» About this exercise
Only lines containing the word "gridDim" are needed; pull them out of the material.

» Records for this exercise
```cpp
int fgvc_merge_refine_topk_f32(const int32_t* pair_idx, const float* pair_score, const int32_t* slot_pair, const int32_t* pairs,
                               const void* q_exact, int64_t q_frame_bytes, int q_row_bytes, const void* k_exact, int64_t k_frame_bytes,
                               int k_row_bytes, int n_out, int T, int Hq, int Wq, int Hk, int Wk, int C, int topk, float temperature,
                               int weight_mode, float eps, int r2max, int ry, int rx, int32_t* idx_out, float* logit_out,
                               float* weight_out, void* workspace, void* stream) {
  const char* what = "fgvc_merge_refine_topk_f32";
  FGVC_REQUIRE(pair_idx && pair_score && slot_pair && pairs && q_exact && k_exact && idx_out && logit_out && weight_out && workspace,
               FGVC_ERR_INVALID_ARG, "%s: null pointer", what);
  FGVC_REQUIRE(C == 256, FGVC_ERR_UNSUPPORTED, "%s: C=%d unsupported (256 only)", what, C);
  FGVC_REQUIRE(topk >= 1 && topk <= RF_KMAX, FGVC_ERR_UNSUPPORTED, "%s: topk=%d outside 1..%d", what, topk, RF_KMAX);
  FGVC_REQUIRE(T <= 16, FGVC_ERR_UNSUPPORTED, "%s: T=%d key slots (at most 16)", what, T);
  FGVC_REQUIRE(n_out >= 0 && n_out <= 65535 && T >= 1 && Hq > 0 && Wq > 0 && Hk > 0 && Wk > 0, FGVC_ERR_INVALID_ARG, "%s: bad shape", what);
  FGVC_REQUIRE((long long)Hq * Wq < (1ll << 30) && (long long)Hk * Wk * T < (1ll << 31), FGVC_ERR_UNSUPPORTED, "%s: grid too large", what);
  FGVC_REQUIRE(q_row_bytes >= 1024 && k_row_bytes >= 1024 && q_row_bytes % 16 == 0 && k_row_bytes % 16 == 0 &&
                   (reinterpret_cast<uintptr_t>(q_exact) & 15u) == 0 && (reinterpret_cast<uintptr_t>(k_exact) & 15u) == 0 &&
                   q_frame_bytes % 16 == 0 && k_frame_bytes % 16 == 0,
               FGVC_ERR_INVALID_ARG, "%s: the exact rows are 256 f32 = 1024 bytes each, 16-byte aligned", what);
  FGVC_REQUIRE((reinterpret_cast<uintptr_t>(pairs) & 15u) == 0 && (reinterpret_cast<uintptr_t>(workspace) & 15u) == 0, FGVC_ERR_INVALID_ARG,
               "%s: pairs / workspace must be 16-byte aligned", what);
  FGVC_REQUIRE(temperature > 0.f && eps >= 0.f && eps < 1.f, FGVC_ERR_INVALID_ARG, "%s: bad temperature / eps", what);
  FGVC_REQUIRE(weight_mode == FGVC_WEIGHT_SOFTMAX || weight_mode == FGVC_WEIGHT_COSINE, FGVC_ERR_INVALID_ARG, "%s: bad weight mode", what);
  FGVC_REQUIRE(r2max >= 0 && ry >= 0 && rx >= 0, FGVC_ERR_INVALID_ARG, "%s: negative mask parameter", what);
  const bool any_limit = r2max < FGVC_NO_LIMIT || ry < FGVC_NO_LIMIT || rx < FGVC_NO_LIMIT;
  FGVC_REQUIRE(!any_limit || (Hq == Hk && Wq == Wk), FGVC_ERR_INVALID_ARG, "%s: a spatial mask needs equal query/key grids", what);
  if (n_out == 0) return FGVC_OK;
  RefineParams p;
  p.pair_idx = pair_idx; p.pair_score = pair_score; p.slot_pair = slot_pair; p.pairs = reinterpret_cast<const int4*>(pairs);
  p.q_exact = static_cast<const unsigned char*>(q_exact); p.k_exact = static_cast<const unsigned char*>(k_exact);
  p.q_frame_bytes = q_frame_bytes; p.k_frame_bytes = k_frame_bytes; p.q_row_bytes = q_row_bytes; p.k_row_bytes = k_row_bytes;
  p.T = T; p.Hq = Hq; p.Wq = Wq; p.Hk = Hk; p.Wk = Wk; p.kin = topk; p.kout = topk;
  p.temperature = temperature; p.eps = eps; p.weight_mode = weight_mode;
  p.r2max = r2max; p.ry = ry; p.rx = rx;
  int rr = 0;
  while (rr < 46340 && (long long)(rr + 1) * (rr + 1) <= (long long)r2max) ++rr;
  p.reach_y = imin(ry, rr); p.reach_x = imin(rx, rr);
  p.idx_out = idx_out; p.logit_out = logit_out; p.weight_out = weight_out;
  p.counters = nullptr; p.items = nullptr; p.scan_ids = nullptr; p.scan_done = nullptr; p.scan_parts = nullptr; p.scan_cap = 0;
  return merge_refine_launch(p, n_out, workspace, (hipStream_t)stream);
}

}
```

Baseline: 2008.

## Aggregate refine queue atomics per workgroup and fold inline pass into refine kernel

In the merge/mark kernel, per-wave atomics on the queue counters are replaced by a workgroup-level reduction in shared memory. Slot and brute counters are then claimed with one packed 64-bit atomic per workgroup, and each wave's base is derived from prefix sums. The separate inline-refine kernel is merged into the tail of refine_kernel, which also reduces its error maxima per workgroup and launches with a smaller fixed grid. This removes one kernel launch and cuts global atomic contention, at the cost of two extra __syncthreads in the mark kernel and inline work now being serialized after the main refine loop in each wave.

```diff
diff --git a/fgvc_amd/csrc/refine.hip b/fgvc_amd/csrc/refine.hip
--- a/fgvc_amd/csrc/refine.hip
+++ b/fgvc_amd/csrc/refine.hip
@@ -228,27 +228,42 @@
   for (int j = 0; j < RF_KX; ++j) mask_all |= (top.ix[j] != IDX_EMPTY) ? (1u << j) : 0u;
   const bool queued = flagged || (sampled && mask_all != 0u);
   const int lane = threadIdx.x & 63;
+  __shared__ int wg_n[4][5];
+  __shared__ int wg_base[2];
+  const int wv = threadIdx.x >> 6;
   const unsigned long long lt = (1ull << lane) - 1ull;
   const unsigned long long bf = __ballot(queued), bb = __ballot(flagged && brute);
-  if (bf == 0ull) return;
-  int base_f = 0, base_b = 0;
-  if (lane == __builtin_ctzll(bf)) base_f = atomicAdd(&p.counters[0], __popcll(bf));
-  base_f = __shfl(base_f, __builtin_ctzll(bf));
-  if (bb != 0ull) {
-    if (lane == __builtin_ctzll(bb)) base_b = atomicAdd(&p.counters[1], __popcll(bb));
-    base_b = __shfl(base_b, __builtin_ctzll(bb));
-  }
   int n_resc = (flagged && !brute) ? __popc(mask) : 0;
 #pragma unroll
   for (int mm = 32; mm >= 1; mm >>= 1) n_resc += __shfl_xor(n_resc, mm);
-  if (lane == __builtin_ctzll(bf) && n_resc) atomicAdd(&p.counters[2], n_resc);
   int n_smp = (queued && !flagged) ? __popc(mask_all) : 0;
 #pragma unroll
   for (int mm = 32; mm >= 1; mm >>= 1) n_smp += __shfl_xor(n_smp, mm);
   const int q_smp = __popcll(__ballot(queued && !flagged));
-  if (lane == __builtin_ctzll(bf) && n_smp) {
-    atomicAdd(&p.counters[6], n_smp);
-    atomicAdd(&p.counters[7], q_smp);
+  if (lane == 0) {
+    wg_n[wv][0] = __popcll(bf); wg_n[wv][1] = __popcll(bb); wg_n[wv][2] = n_resc; wg_n[wv][3] = n_smp; wg_n[wv][4] = q_smp;
+  }
+  __syncthreads();
+  if (threadIdx.x == 0) {
+    int sum[5];
+#pragma unroll
+    for (int c = 0; c < 5; ++c) sum[c] = wg_n[0][c] + wg_n[1][c] + wg_n[2][c] + wg_n[3][c];
+    unsigned long long old = 0ull;
+    if (sum[0] | sum[1])
+      old = atomicAdd(reinterpret_cast<unsigned long long*>(p.counters), (unsigned long long)(unsigned)sum[0] | ((unsigned long long)(unsigned)sum[1] << 32));
+    wg_base[0] = (int)(unsigned)old;
+    wg_base[1] = (int)(unsigned)(old >> 32);
+    if (sum[2]) atomicAdd(&p.counters[2], sum[2]);
+    if (sum[3] | sum[4])
+      atomicAdd(reinterpret_cast<unsigned long long*>(p.counters + 6), (unsigned long long)(unsigned)sum[3] | ((unsigned long long)(unsigned)sum[4] << 32));
+  }
+  __syncthreads();
+  if (bf == 0ull) return;
+  int base_f = wg_base[0], base_b = wg_base[1];
+#pragma unroll
+  for (int w2 = 0; w2 < 3; ++w2) {
+    base_f += w2 < wv ? wg_n[w2][0] : 0;
+    base_b += w2 < wv ? wg_n[w2][1] : 0;
   }
   if (!queued) return;
   const int slot = base_f + __popcll(bf & lt);
@@ -410,11 +425,14 @@
 }
 
 
+constexpr int RF_REFINE_WGS = 768;
+
 __global__ __launch_bounds__(256) void refine_kernel(RefineParams p) {
   const int lane = threadIdx.x & 63, sub = lane & 15, g0 = lane & 48;
   const int wave = __builtin_amdgcn_readfirstlane((int)((blockIdx.x * 256 + threadIdx.x) >> 6));
   const int n_waves = (int)gridDim.x * 4;
   const int n_items = __builtin_amdgcn_readfirstlane(p.counters[0]);
+  const int n_beyond = __builtin_amdgcn_readfirstlane(p.counters[3]);
   const int HWk = p.Hk * p.Wk;
   float wave_err = 0.f, wave_err_s = 0.f;
   for (int base = 4 * wave; base < n_items; base += 4 * n_waves) {
@@ -510,20 +528,18 @@
     wave_err = fmaxf(wave_err, __shfl_xor(wave_err, mm));
     wave_err_s = fmaxf(wave_err_s, __shfl_xor(wave_err_s, mm));
   }
-  if (lane == 0 && wave_err > 0.f) atomicMax(&p.counters[4], __builtin_bit_cast(int, wave_err));
-  if (lane == 0 && wave_err_s > 0.f) atomicMax(&p.counters[5], __builtin_bit_cast(int, wave_err_s));
-}
-
-__global__ __launch_bounds__(256) void refine_inline_kernel(RefineParams p) {
-  if (p.counters[3] == 0) return;
-  const int lane = threadIdx.x & 63;
-  const int wave = __builtin_amdgcn_readfirstlane((int)((blockIdx.x * 256 + threadIdx.x) >> 6));
-  const int n_waves = (int)gridDim.x * 4;
-  const int n_items = __builtin_amdgcn_readfirstlane(p.counters[0]);
-  float wave_err = 0.f;
+  __shared__ float wg_err[4][2];
+  if (lane == 0) { wg_err[threadIdx.x >> 6][0] = wave_err; wg_err[threadIdx.x >> 6][1] = wave_err_s; }
+  __syncthreads();
+  if (threadIdx.x < 2) {
+    const float e = fmaxf(fmaxf(wg_err[0][threadIdx.x], wg_err[1][threadIdx.x]), fmaxf(wg_err[2][threadIdx.x], wg_err[3][threadIdx.x]));
+    if (e > 0.f) atomicMax(&p.counters[4 + threadIdx.x], __builtin_bit_cast(int, e));
+  }
+  if (n_beyond == 0) return;
+  float unused_err = 0.f;
   for (int it = wave; it < n_items; it += n_waves) {
     const int flags = __builtin_amdgcn_readfirstlane(p.items[it].flags);
-    if ((flags & RF_BRUTE) && (flags & RF_INLINE)) refine_item_wave(p, p.items + it, lane, wave_err);
+    if ((flags & RF_BRUTE) && (flags & RF_INLINE)) refine_item_wave(p, p.items + it, lane, unused_err);
   }
 }
 
@@ -739,10 +755,8 @@
   dim3 grid(cdiv(p.Hq * p.Wq, 256), n_out);
   merge_mark_kernel<<<grid, 256, 0, s>>>(p);
   FGVC_CHECK_LAUNCH("fgvc_merge_refine_topk_f32 (merge)");
-  refine_kernel<<<1024, 256, 0, s>>>(p);
+  refine_kernel<<<RF_REFINE_WGS, 256, 0, s>>>(p);
   FGVC_CHECK_LAUNCH("fgvc_merge_refine_topk_f32 (refine)");
-  refine_inline_kernel<<<1024, 256, 0, s>>>(p);
-  FGVC_CHECK_LAUNCH("fgvc_merge_refine_topk_f32 (inline)");
   refine_scan_kernel<<<1024, RF_SCAN_WAVES * 64, 0, s>>>(p);
   FGVC_CHECK_LAUNCH("fgvc_merge_refine_topk_f32 (scan)");
   return FGVC_OK;
```

New measurement: 2046 (median of 6 runs). 1.02x the previous value.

» Completed exercise
   const int n_waves = (int)gridDim.x * 4;
-  const int n_waves = (int)gridDim.x * 4;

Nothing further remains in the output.